■ ACTION ITEM
Your task is to work out how many lines in the data that follows hold "hipEventDisableTiming" and to state that number alone.

■ EXERCISE INPUTS
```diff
@@ -466,13 +483,24 @@
 #endif
       PROF_T(2)
       tmem_st16(t_v + B * BLK, vn);
-      store_chunk2(vh, row, 2 * (B & 3), &dd[0], PLANE_BYTES);
-      store_chunk2(vh, row, 2 * (B & 3) + 1, &dd[8], PLANE_BYTES);
+      if constexpr (C::TS) {
+        uint32_t sw[BLK];
+#pragma unroll
+        for (int i = 0; i < BLK / 2; ++i) {
+          sw[i] = pack_bf16(dd[2 * i], dd[2 * i + 1]);
+          sw[BLK / 2 + i] = pack_bf16(dd[2 * i] - __uint_as_float(sw[i] << 16), dd[2 * i + 1] - __uint_as_float(sw[i] & 0xffff0000u));
+        }
+        tmem_st16(t_step, sw);
+      } else {
+        store_chunk2(vh, row, 2 * (B & 3), &dd[0], PLANE_BYTES);
+        store_chunk2(vh, row, 2 * (B & 3) + 1, &dd[8], PLANE_BYTES);
+      }
       PROF_T(3)
-      tc::fence_proxy_async_smem();
+      if constexpr (!C::TS) tc::fence_proxy_async_smem();
       tmem_st_wait();
       tc::tcgen05_fence_before();
-      tc::mbar_arrive(&s_ready[tile]);
+      __syncwarp();
+      if (lane == 0) tc::mbar_arrive(&s_ready[tile]);
       PROF_T(4)
       return nd;
     };
@@ -608,7 +636,7 @@
     };
     if constexpr (LAG) {
       float nd = 0.f;
-      if (active) {
+      if (busy) {
         auto body = [&](auto Bc) {
           constexpr int B = decltype(Bc)::value;
           if (B < nblk) nd += block_update(Bc, plain);
@@ -626,7 +654,7 @@
             constexpr int B = decltype(Bc)::value;
             if (B < nblk) {
               if (B == nblk - 1) peek(epoch, early);
-              if (active) nd2 += block_update(Bc, backup);
+              if (busy) nd2 += block_update(Bc, backup);
             }
           };
           BlockLoop<0, C::NBLK>::run(spec);
@@ -639,7 +667,7 @@
     } else {
     while (true) {
       float nd = nd_spec;
-      if (active) {
+      if (busy) {
         auto body = [&](auto Bc) {
           constexpr int B = decltype(Bc)::value;
           if (B < nblk && B >= nspec) nd += block_update(Bc, plain);
@@ -656,7 +684,7 @@
           constexpr int B = decltype(Bc)::value;
           if (B < nspec) {
             if (B == nspec - 1) peek(epoch, early);
-            if (active) nd_spec += block_update(Bc, backup);
+            if (busy) nd_spec += block_update(Bc, backup);
           }
         };
         BlockLoop<0, NSPEC>::run(spec);
@@ -674,14 +702,15 @@
       __syncwarp();
       asm volatile("bar.arrive 2, %0;" ::"n"(UPD_THREADS + 32) : "memory");
     }
-    if (active) {
+    if (busy) {
       tc::mbar_wait(&s_full[tile], s_phase);
       tc::tcgen05_fence_after();
       if (lane == 0 && q == 0) s_done[tile] = 1;
       __threadfence_block();
-      tc::mbar_arrive(&s_ready[tile]);
-    }
-    if (active) {
+      __syncwarp();
+      if (lane == 0) tc::mbar_arrive(&s_ready[tile]);
+    }
+    if (busy) {
 #pragma unroll
       for (int c0 = 0; c0 < RP; c0 += 16) {
         if (c0 < nblk * BLK) {
```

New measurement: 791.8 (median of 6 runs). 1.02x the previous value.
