# zicodasilva/cheetah_pose_estimation

Measured on AMD Instinct MI355X. Metric: frames/sec residual+Jacobian eval + full-traj solves/sec, 200-frame 6-cam seq, higher is better.
Workload: dtype f64; 1 GPU; cfg2: synthetic 200-frame x 6-cam x 25-marker sequences, phantom skeleton, const-accel model; frames=200, cams=6, markers=25, sequences_per_gpu=2048, parallelism=shard1 (independent sequences, no collective)

## Files before the change

cheetah_pose_estimation_amd/csrc/cpe_api.hip:

```cpp
#include <hip/hip_runtime.h>

#include <cmath>
#include <cstdio>
#include <cstdlib>
#include <cstring>
#include <functional>
#include <string>
#include <vector>
#include <algorithm>
#include <type_traits>

#include "cpe_kernels.hip"

static thread_local std::string g_err;
static cpe_status fail(cpe_status s, const std::string& m) { g_err = m; return s; }
#define HIPCHK(x)                                                                                         \
    do {                                                                                                  \
        hipError_t e_ = (x);                                                                              \
        if (e_ != hipSuccess) return fail(CPE_HIP_ERROR, std::string(#x) + ": " + hipGetErrorString(e_)); \
    } while (0)

struct cpe_handle {
    int device = 0;
    int n_cu = 256;
// ... 407 lines not shown
    return CPE_OK;
}

static void build_com_model(const cpe_skeleton* s, const cpe_camera* cams, int C, const cpe_options* o, std::vector<DevModel>& out, std::string& err) {
    if (!err.empty()) return;
    cpe_skeleton c = *s;
    c.n_markers = s->n_links;
    for (int i = 0; i < s->n_links && i < CPE_MAX_MARKERS; i++) {
        c.marker_link[i] = i;
        for (int d = 0; d < 3; d++) c.marker_off[i][d] = s->com[i][d];
    }
    const std::string keep = g_err;
    out.emplace_back();
    if (build_model(&c, cams, C, o, out.back(), false) != CPE_OK) { err = g_err; out.clear(); }
    g_err = keep;
}

template <bool RAGGED = false>
static auto frame_normal(bool plain) { return plain ? k_frame_normal<true, RAGGED> : k_frame_normal<false, RAGGED>; }
static size_t lds_fk(const DevModel& m) { return sizeof(double) * (m.nq + 6 * m.nl + 36 * m.nl + 3 * m.L + 23 * m.C); }
static size_t lds_normal(const DevModel& m, int gmm_k = 0, int gmm_dim = 0, bool shutter = false) {
    const bool plain = gmm_k == 0 && !shutter;
    size_t ov = CPE_MAX_SCOL * m.n_srow, hg = plain ? m.nu : m.nu * m.nu + m.nu;
    size_t camov = 6 * m.nl + 2 * m.nrev + 36 * m.n_trunk;
    if (camov < (size_t)22 * m.C) camov = (size_t)22 * m.C;
    size_t n = m.ns + camov + 3 * m.L + 3 * m.sv_n + GAM_STRIDE * m.nrev + (ov > hg ? ov : hg) +
               9 * m.L + 3 * m.mc_total;
    if (gmm_k > 0) n += CPE_NX + gmm_k * gmm_dim + CPE_MAX_GMM + CPE_NX;
    if (shutter) n += 15 * m.C + 6 * m.L + 6;
    return sizeof(double) * n;
}
template <bool RAGGED = false>
static auto frame_tracked(bool gmm) { return gmm ? k_frame_tracked<true, RAGGED> : k_frame_tracked<false, RAGGED>; }
static size_t lds_tracked(const DevModel& m, int gmm_k, int gmm_dim) {
    size_t n = m.ns + 6 * m.nl + 2 * m.nrev + 36 * m.n_trunk + GAM_STRIDE * m.nrev + m.nu + m.nu * m.nu + m.nu;
    if (gmm_k > 0) n += CPE_NX + gmm_k * gmm_dim + CPE_MAX_GMM + CPE_NX;
    return sizeof(double) * n;
}
template <class Fn>
static size_t lds_all(const cpe_handle* h, Fn&& lds) {
    size_t n = lds(h->hm);
    for (const DevModel& m : h->models) n = std::max(n, lds(m));
    return n;
}
static size_t lds_normal_all(const cpe_handle* h) { return lds_all(h, [h](const DevModel& m) { return lds_normal(m, h->gmm_k, h->gmm_dim); }); }
static size_t lds_fk(const cpe_handle* h, const RaggedArgs* rg) { return rg ? lds_all(h, [](const DevModel& m) { return lds_fk(m); }) : lds_fk(h->hm); }
static size_t lds_normal(const cpe_handle* h, const RaggedArgs* rg, bool shutter = false) {
    return rg ? lds_normal_all(h) : lds_normal(h->hm, h->gmm_k, h->gmm_dim, shutter);
}
static size_t lds_tracked(const cpe_handle* h, const RaggedArgs* rg) {
    return rg ? lds_all(h, [h](const DevModel& m) { return lds_tracked(m, h->gmm_k, h->gmm_dim); }) : lds_tracked(h->hm, h->gmm_k, h->gmm_dim);
}
static int n_models(const cpe_handle* h) { return h->models.empty() ? 1 : (int)h->models.size(); }
static int cams_max(const cpe_handle* h) {
    int c = h->hm.C;
    for (const DevModel& m : h->models) c = std::max(c, m.C);
    return c;
}

extern "C" {

const char* cpe_last_error(void) { return g_err.c_str(); }

void cpe_default_options(cpe_options* o) {
    o->h = 1.0 / 120.0; o->loss_a = 3.0; o->loss_b = 10.0; o->loss_c = 20.0; o->cost_scale = 1e-3;
    o->bound_penalty = 1e4; o->bound_tol = 1e-6; o->lambda0 = 1e-4; o->tol_step = 1e-8; o->tol_cost = 1e-9; o->max_iter = 200;
    o->curvature = 0; o->max_outer = 8; o->_pad = 0;
}

void cpe_destroy(cpe_handle* h);
static cpe_status create_impl(cpe_handle* h, const cpe_skeleton* skel, const cpe_camera* cams, int32_t n_cams, const cpe_options* opts,
                              const cpe_priors* priors, bool use_pri, const std::vector<DevModel>* models = nullptr) {
    const int device = h->device;
    if (models) { h->models = *models; h->hm = h->models[0]; }
    else {
        if (cpe_status s = build_model(skel, cams, n_cams, opts, h->hm); s != CPE_OK) return s;
        build_com_model(skel, cams, n_cams, opts, h->cmodels, h->com_err);
    }
    HIPCHK(hipSetDevice(device));
    {
        hipDeviceProp_t prop;
        HIPCHK(hipGetDeviceProperties(&prop, device));
        h->n_cu = prop.multiProcessorCount > 0 ? prop.multiProcessorCount : 256;
        const void* ks[] = {(const void*)&k_resjac<true, 4, 3, 2>, (const void*)&k_resjac<false, 4, 3, 2>,
                            (const void*)&k_resjac<true, 4, 4, 2>, (const void*)&k_resjac<false, 4, 4, 2>,
                            (const void*)&k_dyn_eval<>, (const void*)&k_dyn_assemble<>, (const void*)&k_dyn_schur<>, (const void*)&k_dyn_jac<>,
                            (const void*)&k_dyn_eval<true>, (const void*)&k_dyn_assemble<true>, (const void*)&k_dyn_schur<true>, (const void*)&k_dyn_jac<true>,
                            (const void*)&k_force_cov<>, (const void*)&k_force_cov<true>};
        for (const void* k : ks) {
            hipFuncAttributes fa;
            HIPCHK(hipFuncGetAttributes(&fa, k));
            HIPCHK(hipFuncSetAttribute(k, hipFuncAttributeMaxDynamicSharedMemorySize, 160 * 1024 - (int)fa.sharedSizeBytes));
        }
    }
    HIPCHK(hipStreamCreateWithFlags(&h->stream, hipStreamNonBlocking));
    HIPCHK(hipEventCreateWithFlags(&h->order_ev, hipEventDisableTiming));
    for (int i = 0; i < 2; i++) HIPCHK(hipEventCreateWithFlags(&h->poll_ev[i], hipEventDisableTiming));
    HIPCHK(hipHostMalloc(reinterpret_cast<void**>(&h->poll_host), 2 * sizeof(int), hipHostMallocDefault));
    HIPCHK(hipMalloc(&h->n_act, sizeof(int)));
    HIPCHK(hipMalloc(&h->dm, sizeof(DevModel) * n_models(h)));
    HIPCHK(hipMemcpy(h->dm, h->models.empty() ? &h->hm : h->models.data(), sizeof(DevModel) * n_models(h), hipMemcpyHostToDevice));
    HIPCHK(hipMalloc(&h->flag, sizeof(int)));
    if (!h->cmodels.empty()) {
        HIPCHK(hipMalloc(&h->dmc, sizeof(DevModel) * h->cmodels.size()));
        HIPCHK(hipMemcpy(h->dmc, h->cmodels.data(), sizeof(DevModel) * h->cmodels.size(), hipMemcpyHostToDevice));
    }
    if (use_pri) {
        if (h->hm.nu != CPE_NX) return fail(CPE_BAD_ARG, "learned priors need the 28 relative angles of the reference's skeleton");
        if (priors->gmm_k > 0 && priors->gmm_dim > h->hm.nu) return fail(CPE_BAD_ARG, "pose prior dimension exceeds the number of relative angles");
        std::vector<DevPriors> hp(1);
        DevPriors& P = hp[0];
        memset(&P, 0, sizeof(P));
        P.p = *priors;
        const int W = priors->lr_window, nu = CPE_NX;
        if (W > 0) {
            auto K = [&](int t, int p2, int j) -> double { return t == W ? (p2 == j ? 1.0 : 0.0) : -priors->lr_coef[p2][t * nu + j]; };
            for (int ta = 0; ta <= W; ta++)
                for (int tb = 0; tb <= ta; tb++)
                    for (int i = 0; i < nu; i++)
                        for (int j = 0; j < nu; j++) {
                            double a = 0.0;
                            for (int p2 = 0; p2 < nu; p2++) a += K(ta, p2, i) * priors->lr_w[p2] * K(tb, p2, j);
                            P.lr_PK[ta][tb][i * nu + j] = 2.0 * a;
                        }
            for (int k = 0; k <= W; k++)
                for (int ta = k; ta <= W; ta++)
                    for (int e = 0; e < nu * nu; e++) P.lr_HI[k][e] += P.lr_PK[ta][ta - k][e];
            for (int f = 0; f < W * nu; f++) {
                bool any = false;
                for (int p2 = 0; p2 < nu; p2++) { P.lr_coefT[f][p2] = priors->lr_coef[p2][f]; any = any || priors->lr_coef[p2][f] != 0.0; }
                if (any) P.lr_feat[P.lr_nf++] = (uint8_t)f;
            }
        }
        const DevModel& hm = h->hm;
        for (int i = 0; i < nu; i++)
            for (int side = 0; side < 2; side++) {
                const int kk = side == 0 ? i : hm.rel_ref_u[i];
                if (kk < 0) continue;
                const double sgn = side == 0 ? hm.rel_sign_u[i] : -hm.rel_sign_u[i];
                P.Xc[i][kk] += sgn;
                const int r = hm.rev_of_u[kk];
                if (r >= 0) P.Xc[i][hm.rev_body_u[r][1]] += sgn;
            }
        auto to_u = [&](const double* A, double* out) {
            std::vector<double> T((size_t)nu * nu);
            for (int r2 = 0; r2 < nu; r2++)
                for (int j = 0; j < nu; j++) { double a = 0.0; for (int c = 0; c < nu; c++) a += A[r2 * nu + c] * P.Xc[c][j]; T[(size_t)r2 * nu + j] = a; }
            for (int i = 0; i < nu; i++)
                for (int j = 0; j < nu; j++) { double a = 0.0; for (int r2 = 0; r2 < nu; r2++) a += P.Xc[r2][i] * T[(size_t)r2 * nu + j]; out[i * nu + j] = a; }
        };
        if (W > 0) {
            for (int ta = 0; ta <= W; ta++) for (int tb = 0; tb <= ta; tb++) to_u(P.lr_PK[ta][tb], P.lr_PKu[ta][tb]);
            for (int k = 0; k <= W; k++) to_u(P.lr_HI[k], P.lr_HIu[k]);
        }
        if (priors->gmm_k > 0) {
            const int D = priors->gmm_dim, off = nu - D;
            std::vector<double> A((size_t)nu * nu);
            for (int k = 0; k < priors->gmm_k; k++) {
                std::fill(A.begin(), A.end(), 0.0);
                for (int i = 0; i < D; i++)
                    for (int j = 0; j < D; j++) { A[(size_t)(off + i) * nu + off + j] = priors->gmm_P[k][i][j]; P.gmm_PT[k][j][i] = priors->gmm_P[k][i][j]; }
                to_u(A.data(), P.gmm_Q[k]);
            }
        }
        HIPCHK(hipMalloc(&h->pri, sizeof(DevPriors)));
        HIPCHK(hipMemcpy(h->pri, &P, sizeof(DevPriors), hipMemcpyHostToDevice));
        h->gmm_k = priors->gmm_k; h->gmm_dim = priors->gmm_dim; h->lr_window = W;
        h->pb = W > 3 ? W : 3;
// ... 122 lines not shown
cpe_status cpe_synchronize(cpe_handle* h) {
    if (!h) return fail(CPE_BAD_ARG, "null handle");
    HIPCHK(hipStreamSynchronize(h->stream));
    return CPE_OK;
}

cpe_status cpe_stream_wait(cpe_handle* h, void* other) {
    if (!h) return fail(CPE_BAD_ARG, "null handle");
    HIPCHK(hipSetDevice(h->device));
    HIPCHK(hipEventRecord(h->order_ev, (hipStream_t)other));
    HIPCHK(hipStreamWaitEvent(h->stream, h->order_ev, 0));
    return CPE_OK;
}
cpe_status cpe_stream_signal(cpe_handle* h, void* other) {
    if (!h) return fail(CPE_BAD_ARG, "null handle");
    HIPCHK(hipSetDevice(h->device));
    HIPCHK(hipEventRecord(h->order_ev, h->stream));
    HIPCHK(hipStreamWaitEvent((hipStream_t)other, h->order_ev, 0));
    return CPE_OK;
}

cpe_status cpe_profile_enable(cpe_handle* h, int32_t on) {
    if (!h) return fail(CPE_BAD_ARG, "null handle");
    h->prof = on != 0;
    for (int i = 0; i < CPE_PROFILE_SLOTS; i++) { h->prof_ms[i] = 0.0; h->prof_n[i] = 0; }
    return CPE_OK;
}
cpe_status cpe_profile_get(cpe_handle* h, double* ms, int64_t* launches) {
    if (!h || !ms || !launches) return fail(CPE_BAD_ARG, "null argument");
    for (int i = 0; i < CPE_PROFILE_SLOTS; i++) { ms[i] = h->prof_ms[i]; launches[i] = h->prof_n[i]; }
    return CPE_OK;
}
static void prof_begin(cpe_handle* h, int id) {
    if (!h->prof) return;
    hipEvent_t a = nullptr, b = nullptr;
    if (hipEventCreate(&a) != hipSuccess || hipEventCreate(&b) != hipSuccess) return;
    (void)hipEventRecord(a, h->stream);
    h->prof_spans.push_back({id, {a, b}});
}
static void prof_end(cpe_handle* h) {
    if (!h->prof || h->prof_spans.empty()) return;
    (void)hipEventRecord(h->prof_spans.back().second.second, h->stream);
}
static void prof_collect(cpe_handle* h) {
    for (auto& sp : h->prof_spans) {
        float ms = 0.f;
        if (hipEventElapsedTime(&ms, sp.second.first, sp.second.second) == hipSuccess) { h->prof_ms[sp.first] += ms; h->prof_n[sp.first]++; }
        (void)hipEventDestroy(sp.second.first); (void)hipEventDestroy(sp.second.second);
    }
    h->prof_spans.clear();
}

int32_t cpe_jacobian_slots(const cpe_handle* h) { return h ? h->hm.S : 0; }
cpe_status cpe_jacobian_layout(const cpe_handle* h, int32_t* slot_marker, int32_t* slot_dof) {
    if (!h || !slot_marker || !slot_dof) return fail(CPE_BAD_ARG, "null argument");
    for (int s = 0; s < h->hm.S; s++) { slot_marker[s] = h->hm.slot_marker[s]; slot_dof[s] = h->hm.slot_dof[s]; }
    return CPE_OK;
}
int32_t cpe_num_independent(const cpe_handle* h) { return h ? h->hm.nu : 0; }
cpe_status cpe_independent_dofs(const cpe_handle* h, int32_t* dofs) {
    if (!h || !dofs) return fail(CPE_BAD_ARG, "null argument");
    for (int k = 0; k < h->hm.nu; k++) dofs[k] = h->hm.indep[k];
    return CPE_OK;
}

static cpe_status frames(int32_t B, int32_t N, size_t* F) {
    if (B < 0 || N < 0) return fail(CPE_BAD_ARG, "negative size");
    *F = (size_t)B * N;
    if (*F > 0x7fffffffULL) return fail(CPE_BAD_ARG, "too many frames for one launch");
    return CPE_OK;
}

cpe_status cpe_eval_resjac(cpe_handle* h, int32_t B, int32_t N, const double* q, const double* meas, const double* weight,
                           double* r, double* J, double* eps, double* cost) {
    if (!h || !q || !meas || !r || !J || !eps) return fail(CPE_BAD_ARG, "null argument");
    if (cost && !weight) return fail(CPE_BAD_ARG, "cost requested without weights");
    size_t F;
    if (cpe_status s = frames(B, N, &F); s != CPE_OK) return s;
    if (F == 0) return CPE_OK;
    HIPCHK(hipSetDevice(h->device));
    const DevModel& m = h->hm;
    if (m.C * m.L > RJ_MAXPASS * WAVE) return fail(CPE_BAD_ARG, "cpe_eval_resjac supports at most 256 (camera, marker) pairs");
    constexpr int NW = 4;
    const size_t lds = sizeof(double) * (((rj_shared_doubles(m.C, m.L, m.S) + 1) & ~1) + (size_t)NW * rj_wave_doubles(m.C, m.L, m.nq, m.nl));
    int wg_per_cu = (int)((160 * 1024) / lds);
    if (wg_per_cu < 1) return fail(CPE_BAD_ARG, "model too large for the LDS of one workgroup");
    constexpr int variant = 2;
    if (wg_per_cu > variant) wg_per_cu = variant;
    long grid = (long)h->n_cu * wg_per_cu;
    const long need = (long)((F + NW - 1) / NW);
    if (grid > need) grid = need;
    const int npass = (m.C * m.L + WAVE - 1) / WAVE;
#define RJ_LAUNCH(COST, NP, OC) hipLaunchKernelGGL((k_resjac<COST, NW, NP, OC>), dim3((unsigned)grid), dim3(WAVE * NW), lds, h->stream, h->dm, N, (long)F, q, meas, weight, r, J, eps, cost)
    if (cost) { if (npass <= 3) RJ_LAUNCH(true, 3, 2); else RJ_LAUNCH(true, 4, 2); }
    else { if (npass <= 3) RJ_LAUNCH(false, 3, 2); else RJ_LAUNCH(false, 4, 2); }
#undef RJ_LAUNCH
    HIPCHK(hipGetLastError());
    return CPE_OK;
}

cpe_status cpe_project_joints(cpe_handle* h, int32_t B, int32_t N, double* q) {
    if (!h || !q) return fail(CPE_BAD_ARG, "null argument");
    size_t F;
    if (cpe_status s = frames(B, N, &F); s != CPE_OK) return s;
    if (F == 0) return CPE_OK;
    HIPCHK(hipSetDevice(h->device));
    HIPCHK(hipMemsetAsync(h->flag, 0, sizeof(int), h->stream));
    hipLaunchKernelGGL(k_project, dim3((unsigned)F), dim3(WAVE), sizeof(double) * (h->hm.nq + 6 * h->hm.nl), h->stream, h->dm, q, h->flag);
    HIPCHK(hipGetLastError());
    int fl = 0;
    HIPCHK(hipMemcpyAsync(&fl, h->flag, sizeof(int), hipMemcpyDeviceToHost, h->stream));
    HIPCHK(hipStreamSynchronize(h->stream));
    return fl ? CPE_NUMERICAL : CPE_OK;
}
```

■ SOLUTION FOR THIS PROBLEM
2